Sub-basin III, is represented by sample 16. This water sample represents an intermediate flow and is located towards the north of the study area, towards the Jagüey de San Francisco, belonging to the basin of San Nicolás Tolentino (Figure 1). It has high temperatures of 20.5°C and have concentrations of Cl- of 0.819 meq/L; 0.312 meq/L of Li+; and high concentrations of Br- (1.67 meq/L) (Figure 7). This type of water is Na-K-HCO3.

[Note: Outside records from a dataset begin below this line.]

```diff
diff --git a/stable-diffusion-webui-depthmap-script_b200/csrc/tc_common.cuh b/stable-diffusion-webui-depthmap-script_b200/csrc/tc_common.cuh
--- a/stable-diffusion-webui-depthmap-script_b200/csrc/tc_common.cuh
+++ b/stable-diffusion-webui-depthmap-script_b200/csrc/tc_common.cuh
@@ -66,9 +66,33 @@
 __device__ __forceinline__ void wgmma_commit() { asm volatile("wgmma.commit_group.sync.aligned;" ::: "memory"); }
 template <int N>
 __device__ __forceinline__ void wgmma_wait() { asm volatile("wgmma.wait_group.sync.aligned %0;" ::"n"(N) : "memory"); }
+template <int N>
+__device__ __forceinline__ void reg_fence(float (&r)[N]) {
+#pragma unroll
+    for (int i = 0; i < N; ++i) asm volatile("" : "+f"(r[i])::"memory");
+}
+template <int M, int N>
+__device__ __forceinline__ void reg_fence(uint32_t (&r)[M][N]) {
+#pragma unroll
+    for (int i = 0; i < M; ++i)
+#pragma unroll
+        for (int k = 0; k < N; ++k) asm volatile("" : "+r"(r[i][k])::"memory");
+}
 
 template <int N>
 __device__ __forceinline__ void wgmma_ss(float (&d)[N / 2], uint64_t adesc, uint64_t bdesc, uint32_t scale_d);
+template <>
+__device__ __forceinline__ void wgmma_ss<16>(float (&d)[8], uint64_t adesc, uint64_t bdesc, uint32_t scale_d) {
+    asm volatile(
+        "{\n\t.reg .pred p;\n\t"
+        "setp.ne.b32 p, %10, 0;\n\t"
+        "wgmma.mma_async.sync.aligned.m64n16k16.f32.f16.f16 "
+        "{%0, %1, %2, %3, %4, %5, %6, %7}, "
+        "%8, %9, p, 1, 1, 0, 0;\n\t}"
+        : "+f"(d[0]), "+f"(d[1]), "+f"(d[2]), "+f"(d[3]), "+f"(d[4]), "+f"(d[5]), "+f"(d[6]), "+f"(d[7])
+        : "l"(adesc), "l"(bdesc), "r"(scale_d)
+        : "memory");
+}
 template <>
 __device__ __forceinline__ void wgmma_ss<32>(float (&d)[16], uint64_t adesc, uint64_t bdesc, uint32_t scale_d) {
     asm volatile(
```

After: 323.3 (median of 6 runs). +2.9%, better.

In Table 2, C1 contributes 50 %, C2 contributes 31%, and C3 contributes 19% of water to the system (Table 2).
Table 2 Mixing fractions considering three extreme members (samples 30, 1 and 16) for the groundwater of the Zona Media of San Luis Potosí.
| Sample | C1 | C2 | C3 | CT |
| 1 | 0.00 | 1.00 | 0.00 | 1.00 |
| 2 | 0.01 | 0.20 | 0.79 | 1.00 |
| 3 | 0.63 | 0.24 | 0.13 | 1.00 |
| 4 | 0.74 | 0.25 | 0.01 | 1.00 |
| 5 | 0.64 | 0.17 | 0.19 | 1.00 |
| 6 | 0.35 | 0.31 | 0.33 | 1.00 |
| 7 | 0.27 | 0.64 | 0.09 | 1.00 |
| 8 | 0.44 | 0.54 | 0.02 | 1.00 |
| 9 | 0.35 | 0.55 | 0.11 | 1.00 |
| 10 | 0.44 | 0.52 | 0.04 | 1.00 |
| 11 | 0.15 | 0.71 | 0.14 | 1.00 |
| 12 | 0.87 | 0.03 | 0.09 | 1.00 |
| 13 | * | * | * | * |
| 14 | 0.57 | 0.35 | 0.08 | 1.00 |
| 15 | 0.54 | 0.38 | 0.07 | 1.00 |
| 16 | 0.00 | 0.00 | 1.00 | 1.00 |
| 17 | 0.48 | 0.39 | 0.13 | 1.00 |
| 18 | 0.58 | 0.44 | 0.00 | 1.00 |
| 19 | 0.44 | 0.42 | 0.14 | 1.00 |
| 20 | 0.72 | 0.28 | 0.00 | 1.00 |
| 21 | 0.72 | 0.01 | 0.27 | 1.00 |
| 22 | 0.75 | 0.20 | 0.05 | 1.00 |
| 23 | 0.75 | 0.21 | 0.03 | 1.00 |
| 24 | 0.63 | 0.29 | 0.08 | 1.00 |
| 25 | 0.81 | 0.15 | 0.04 | 1.00 |
| 26 | 0.40 | 0.26 | 0.35 | 1.00 |
| 27 | 0.00 | 0.09 | 0.91 | 1.00 |
| 28 | 0.74 | 0.26 | 0.00 | 1.00 |
| 29 | 0.77 | 0.23 | 0.00 | 1.00 |
| 30 | 1.00 | 0.00 | 0.00 | 1.00 |
| 31 | 0.94 | 0.02 | 0.03 | 1.00 |
| 32 | 0.73 | 0.27 | 0.00 | 1.00 |
| 33 | 0.86 | 0.13 | 0.01 | 1.00 |
| 34 | 0.71 | 0.17 | 0.12 | 1.00 |
Conclusions
The aquifer receives its recharge water that drains through flat platform rocks (El Abra Formation), gypsum, anhydrite (Guaxcama Formation) and volcanic rocks that delimit the aquifer.
Three different types calcium bicarbonate (Ca-HCO3), sodium bicarbonate (Na-HCO3), calcium sulfate (Ca-SO4) waters were obtained.
A local and an intermediate regional flow were identified, where each system has a representative sample used as an extra limb.
A ternary mixture and water-rock interaction processes were identified in the study area.
The system is fed by three essential regions. C1, C2 and C3 contributes 50%, 31% and 19%, respectively of water to the system.